**ASSIGNMENT:** Lines with the word "vbias" in them are the ones to copy from the records.
────
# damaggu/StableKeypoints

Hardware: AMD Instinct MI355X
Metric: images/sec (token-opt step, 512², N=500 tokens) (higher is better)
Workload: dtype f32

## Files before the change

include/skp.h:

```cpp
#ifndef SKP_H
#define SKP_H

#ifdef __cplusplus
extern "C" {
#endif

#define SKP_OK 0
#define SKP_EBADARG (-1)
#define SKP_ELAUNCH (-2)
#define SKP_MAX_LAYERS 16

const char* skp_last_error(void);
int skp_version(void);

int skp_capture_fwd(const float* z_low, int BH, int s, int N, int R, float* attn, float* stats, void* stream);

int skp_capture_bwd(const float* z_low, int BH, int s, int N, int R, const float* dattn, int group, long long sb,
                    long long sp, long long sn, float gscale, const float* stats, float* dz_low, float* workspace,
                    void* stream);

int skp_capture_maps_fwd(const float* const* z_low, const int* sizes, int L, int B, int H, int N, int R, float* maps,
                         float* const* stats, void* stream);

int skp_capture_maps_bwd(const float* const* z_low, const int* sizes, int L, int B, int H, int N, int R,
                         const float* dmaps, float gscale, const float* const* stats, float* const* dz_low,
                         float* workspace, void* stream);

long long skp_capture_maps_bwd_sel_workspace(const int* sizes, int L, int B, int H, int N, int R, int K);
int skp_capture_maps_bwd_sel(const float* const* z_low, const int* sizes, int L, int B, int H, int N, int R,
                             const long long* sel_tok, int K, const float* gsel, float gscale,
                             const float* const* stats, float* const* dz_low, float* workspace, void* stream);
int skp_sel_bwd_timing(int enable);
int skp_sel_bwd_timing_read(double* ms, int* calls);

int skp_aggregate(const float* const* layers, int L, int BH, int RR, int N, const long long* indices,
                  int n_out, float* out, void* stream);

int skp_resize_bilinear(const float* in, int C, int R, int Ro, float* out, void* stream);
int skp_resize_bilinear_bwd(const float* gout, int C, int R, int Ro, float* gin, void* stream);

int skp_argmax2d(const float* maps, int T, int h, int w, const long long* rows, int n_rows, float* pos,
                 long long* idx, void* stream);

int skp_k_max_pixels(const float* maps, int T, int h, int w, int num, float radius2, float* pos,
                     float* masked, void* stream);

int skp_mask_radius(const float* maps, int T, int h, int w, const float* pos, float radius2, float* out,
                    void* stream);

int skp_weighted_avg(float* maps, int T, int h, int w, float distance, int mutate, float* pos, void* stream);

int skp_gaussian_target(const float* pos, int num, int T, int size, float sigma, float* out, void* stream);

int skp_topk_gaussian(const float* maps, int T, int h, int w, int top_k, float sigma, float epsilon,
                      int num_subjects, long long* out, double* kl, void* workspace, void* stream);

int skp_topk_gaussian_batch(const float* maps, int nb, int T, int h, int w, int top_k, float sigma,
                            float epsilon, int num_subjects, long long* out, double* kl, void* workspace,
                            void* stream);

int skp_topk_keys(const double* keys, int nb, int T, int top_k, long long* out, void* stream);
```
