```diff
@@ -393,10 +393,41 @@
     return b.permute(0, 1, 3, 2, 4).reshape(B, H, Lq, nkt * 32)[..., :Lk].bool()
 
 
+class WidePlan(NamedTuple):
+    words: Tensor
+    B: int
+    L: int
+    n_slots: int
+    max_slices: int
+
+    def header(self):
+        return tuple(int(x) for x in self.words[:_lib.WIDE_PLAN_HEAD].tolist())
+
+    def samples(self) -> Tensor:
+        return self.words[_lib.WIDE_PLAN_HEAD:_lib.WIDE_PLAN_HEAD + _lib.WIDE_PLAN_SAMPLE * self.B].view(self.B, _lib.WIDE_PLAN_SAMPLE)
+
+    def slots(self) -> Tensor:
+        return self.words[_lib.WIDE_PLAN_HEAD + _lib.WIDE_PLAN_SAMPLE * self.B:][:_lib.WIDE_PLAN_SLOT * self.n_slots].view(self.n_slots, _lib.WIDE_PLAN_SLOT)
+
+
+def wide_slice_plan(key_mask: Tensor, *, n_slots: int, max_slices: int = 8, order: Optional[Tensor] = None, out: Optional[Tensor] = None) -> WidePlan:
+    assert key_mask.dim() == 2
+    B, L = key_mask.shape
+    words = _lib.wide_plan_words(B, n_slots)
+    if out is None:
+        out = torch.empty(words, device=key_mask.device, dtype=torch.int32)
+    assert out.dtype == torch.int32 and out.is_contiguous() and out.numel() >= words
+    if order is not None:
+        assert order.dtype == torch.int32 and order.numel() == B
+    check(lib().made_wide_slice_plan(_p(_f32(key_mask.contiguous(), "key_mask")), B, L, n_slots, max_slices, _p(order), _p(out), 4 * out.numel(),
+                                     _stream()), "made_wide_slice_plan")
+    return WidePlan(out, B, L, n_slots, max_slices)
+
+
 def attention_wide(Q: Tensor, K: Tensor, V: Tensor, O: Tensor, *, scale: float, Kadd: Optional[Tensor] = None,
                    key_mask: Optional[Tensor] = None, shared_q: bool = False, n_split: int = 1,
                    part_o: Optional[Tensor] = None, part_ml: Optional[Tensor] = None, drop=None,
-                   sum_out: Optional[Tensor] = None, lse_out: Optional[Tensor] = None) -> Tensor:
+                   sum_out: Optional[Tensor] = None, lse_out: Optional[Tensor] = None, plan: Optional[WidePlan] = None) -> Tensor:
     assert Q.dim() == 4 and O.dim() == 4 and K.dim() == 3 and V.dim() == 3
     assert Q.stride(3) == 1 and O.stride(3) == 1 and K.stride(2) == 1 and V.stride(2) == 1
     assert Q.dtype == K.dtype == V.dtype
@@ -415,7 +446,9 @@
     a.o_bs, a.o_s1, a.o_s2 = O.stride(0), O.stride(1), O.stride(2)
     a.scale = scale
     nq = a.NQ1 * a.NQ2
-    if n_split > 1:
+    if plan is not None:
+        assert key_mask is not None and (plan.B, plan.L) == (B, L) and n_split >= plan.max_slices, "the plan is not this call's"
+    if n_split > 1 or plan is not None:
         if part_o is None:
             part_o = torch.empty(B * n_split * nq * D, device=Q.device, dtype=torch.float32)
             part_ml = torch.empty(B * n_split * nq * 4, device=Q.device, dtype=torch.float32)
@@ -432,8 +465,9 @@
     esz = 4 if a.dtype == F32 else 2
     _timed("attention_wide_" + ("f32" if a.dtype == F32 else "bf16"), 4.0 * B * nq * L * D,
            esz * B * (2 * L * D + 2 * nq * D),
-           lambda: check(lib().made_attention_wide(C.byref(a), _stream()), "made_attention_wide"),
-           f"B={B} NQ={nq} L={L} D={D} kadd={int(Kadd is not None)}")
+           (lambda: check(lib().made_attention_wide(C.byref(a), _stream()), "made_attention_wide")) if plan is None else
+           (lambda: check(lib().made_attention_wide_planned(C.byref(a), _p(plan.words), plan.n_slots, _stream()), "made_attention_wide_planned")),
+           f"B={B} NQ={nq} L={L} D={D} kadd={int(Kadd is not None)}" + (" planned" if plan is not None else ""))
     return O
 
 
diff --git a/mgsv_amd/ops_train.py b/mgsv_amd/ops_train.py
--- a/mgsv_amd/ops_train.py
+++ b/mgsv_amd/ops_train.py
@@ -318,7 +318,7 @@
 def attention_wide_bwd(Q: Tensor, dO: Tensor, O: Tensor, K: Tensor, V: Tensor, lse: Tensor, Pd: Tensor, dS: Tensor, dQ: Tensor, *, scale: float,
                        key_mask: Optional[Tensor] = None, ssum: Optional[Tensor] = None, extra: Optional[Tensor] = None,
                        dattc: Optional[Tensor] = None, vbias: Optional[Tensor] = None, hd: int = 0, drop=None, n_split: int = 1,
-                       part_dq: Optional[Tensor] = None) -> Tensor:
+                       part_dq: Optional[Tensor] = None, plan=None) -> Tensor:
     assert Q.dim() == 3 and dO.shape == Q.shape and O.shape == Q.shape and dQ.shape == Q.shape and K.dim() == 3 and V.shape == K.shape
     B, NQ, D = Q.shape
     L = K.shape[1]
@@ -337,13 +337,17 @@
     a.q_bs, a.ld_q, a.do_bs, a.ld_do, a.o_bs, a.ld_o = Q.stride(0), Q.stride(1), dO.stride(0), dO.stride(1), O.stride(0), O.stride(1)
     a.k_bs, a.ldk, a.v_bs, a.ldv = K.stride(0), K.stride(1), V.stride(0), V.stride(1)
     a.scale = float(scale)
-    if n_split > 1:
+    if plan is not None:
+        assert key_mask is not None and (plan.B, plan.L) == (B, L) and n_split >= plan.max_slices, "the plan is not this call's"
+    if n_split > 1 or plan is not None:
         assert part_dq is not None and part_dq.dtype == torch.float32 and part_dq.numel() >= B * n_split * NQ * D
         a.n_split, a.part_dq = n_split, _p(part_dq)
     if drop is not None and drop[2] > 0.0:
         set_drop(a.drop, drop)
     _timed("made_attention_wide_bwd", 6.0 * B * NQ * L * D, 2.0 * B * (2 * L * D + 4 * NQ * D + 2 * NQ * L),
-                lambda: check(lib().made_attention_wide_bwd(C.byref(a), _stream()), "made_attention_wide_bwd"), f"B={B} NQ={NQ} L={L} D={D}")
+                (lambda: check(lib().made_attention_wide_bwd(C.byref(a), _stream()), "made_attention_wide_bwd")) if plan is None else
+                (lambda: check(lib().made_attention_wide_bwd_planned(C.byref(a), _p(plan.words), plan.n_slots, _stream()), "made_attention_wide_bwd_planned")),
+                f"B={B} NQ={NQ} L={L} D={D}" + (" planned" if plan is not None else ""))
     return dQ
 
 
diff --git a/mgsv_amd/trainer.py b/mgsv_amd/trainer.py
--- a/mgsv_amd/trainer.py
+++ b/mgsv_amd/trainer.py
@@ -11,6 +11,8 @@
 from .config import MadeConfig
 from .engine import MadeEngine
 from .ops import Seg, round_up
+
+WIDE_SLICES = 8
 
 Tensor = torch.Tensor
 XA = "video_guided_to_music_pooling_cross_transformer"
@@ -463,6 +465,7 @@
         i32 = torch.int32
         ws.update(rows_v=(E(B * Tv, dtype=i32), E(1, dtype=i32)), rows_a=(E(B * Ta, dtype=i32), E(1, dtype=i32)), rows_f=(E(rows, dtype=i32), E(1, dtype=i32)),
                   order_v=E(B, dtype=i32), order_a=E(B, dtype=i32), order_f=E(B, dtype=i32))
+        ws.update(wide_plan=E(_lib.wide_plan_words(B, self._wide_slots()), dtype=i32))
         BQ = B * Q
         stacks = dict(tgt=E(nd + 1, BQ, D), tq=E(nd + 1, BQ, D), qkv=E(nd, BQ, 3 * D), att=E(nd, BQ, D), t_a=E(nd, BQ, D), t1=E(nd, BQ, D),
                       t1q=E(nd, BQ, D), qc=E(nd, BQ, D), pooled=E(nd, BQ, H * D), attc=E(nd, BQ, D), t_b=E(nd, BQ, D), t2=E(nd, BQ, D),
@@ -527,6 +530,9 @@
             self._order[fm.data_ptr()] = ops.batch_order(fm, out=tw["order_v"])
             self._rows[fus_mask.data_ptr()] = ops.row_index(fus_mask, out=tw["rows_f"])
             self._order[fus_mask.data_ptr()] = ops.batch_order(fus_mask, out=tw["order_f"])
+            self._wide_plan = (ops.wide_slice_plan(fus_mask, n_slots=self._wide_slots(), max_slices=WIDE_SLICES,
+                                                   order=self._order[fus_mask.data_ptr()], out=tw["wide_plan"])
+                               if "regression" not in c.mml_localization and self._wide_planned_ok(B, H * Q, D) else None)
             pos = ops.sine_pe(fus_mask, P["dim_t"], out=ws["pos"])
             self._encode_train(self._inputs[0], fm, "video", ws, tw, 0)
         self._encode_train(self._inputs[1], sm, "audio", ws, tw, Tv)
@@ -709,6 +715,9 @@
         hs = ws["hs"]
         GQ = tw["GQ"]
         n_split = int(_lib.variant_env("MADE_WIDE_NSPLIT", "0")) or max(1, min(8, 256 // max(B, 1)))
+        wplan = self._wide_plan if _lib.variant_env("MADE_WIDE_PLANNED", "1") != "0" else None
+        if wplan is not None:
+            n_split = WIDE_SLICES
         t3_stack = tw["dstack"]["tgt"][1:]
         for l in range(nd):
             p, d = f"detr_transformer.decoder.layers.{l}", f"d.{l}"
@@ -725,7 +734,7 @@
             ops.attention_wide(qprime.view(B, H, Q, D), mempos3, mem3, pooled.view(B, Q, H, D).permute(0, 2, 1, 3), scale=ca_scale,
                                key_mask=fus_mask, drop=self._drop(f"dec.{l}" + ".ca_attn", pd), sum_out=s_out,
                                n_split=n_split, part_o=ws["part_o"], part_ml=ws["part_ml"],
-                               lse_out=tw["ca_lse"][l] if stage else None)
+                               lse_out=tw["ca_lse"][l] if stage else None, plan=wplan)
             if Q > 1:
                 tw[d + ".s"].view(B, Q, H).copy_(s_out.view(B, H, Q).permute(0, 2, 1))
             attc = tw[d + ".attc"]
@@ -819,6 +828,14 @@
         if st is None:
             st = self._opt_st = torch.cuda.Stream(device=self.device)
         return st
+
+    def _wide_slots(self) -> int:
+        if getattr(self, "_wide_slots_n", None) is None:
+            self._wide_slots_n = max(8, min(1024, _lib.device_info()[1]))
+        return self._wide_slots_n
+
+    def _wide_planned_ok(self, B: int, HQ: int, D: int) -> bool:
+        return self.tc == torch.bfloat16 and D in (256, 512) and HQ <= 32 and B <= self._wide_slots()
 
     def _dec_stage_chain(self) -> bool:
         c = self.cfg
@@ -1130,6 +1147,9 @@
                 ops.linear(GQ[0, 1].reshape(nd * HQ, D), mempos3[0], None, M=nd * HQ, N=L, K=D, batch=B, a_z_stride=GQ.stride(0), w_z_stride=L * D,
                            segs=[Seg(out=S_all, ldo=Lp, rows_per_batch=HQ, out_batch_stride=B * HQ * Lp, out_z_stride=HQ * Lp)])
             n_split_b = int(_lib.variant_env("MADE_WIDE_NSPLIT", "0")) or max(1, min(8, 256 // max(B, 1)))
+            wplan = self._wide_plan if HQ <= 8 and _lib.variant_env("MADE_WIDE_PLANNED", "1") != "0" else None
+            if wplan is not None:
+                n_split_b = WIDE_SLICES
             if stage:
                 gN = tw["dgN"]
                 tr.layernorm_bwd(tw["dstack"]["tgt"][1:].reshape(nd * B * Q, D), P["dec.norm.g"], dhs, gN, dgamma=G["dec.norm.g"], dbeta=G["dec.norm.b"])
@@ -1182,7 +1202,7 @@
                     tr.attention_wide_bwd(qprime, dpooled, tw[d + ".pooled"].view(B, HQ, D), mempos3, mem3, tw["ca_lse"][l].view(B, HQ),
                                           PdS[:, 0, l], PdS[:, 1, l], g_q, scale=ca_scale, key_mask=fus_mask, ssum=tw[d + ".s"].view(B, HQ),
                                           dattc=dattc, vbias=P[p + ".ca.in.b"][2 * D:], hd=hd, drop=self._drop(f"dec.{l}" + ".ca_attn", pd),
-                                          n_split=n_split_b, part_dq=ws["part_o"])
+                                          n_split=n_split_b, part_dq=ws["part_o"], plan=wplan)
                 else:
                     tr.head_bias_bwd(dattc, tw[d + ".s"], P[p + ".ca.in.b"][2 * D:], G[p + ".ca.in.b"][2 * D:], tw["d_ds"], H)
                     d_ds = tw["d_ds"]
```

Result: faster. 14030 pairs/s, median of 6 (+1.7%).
────
**SOLUTION TO THIS PROBLEM:**
                        dattc: Optional[Tensor] = None, vbias: Optional[Tensor] = None, hd: int = 0, drop=None, n_split: int = 1,
                                           dattc=dattc, vbias=P[p + ".ca.in.b"][2 * D:], hd=hd, drop=self._drop(f"dec.{l}" + ".ca_attn", pd),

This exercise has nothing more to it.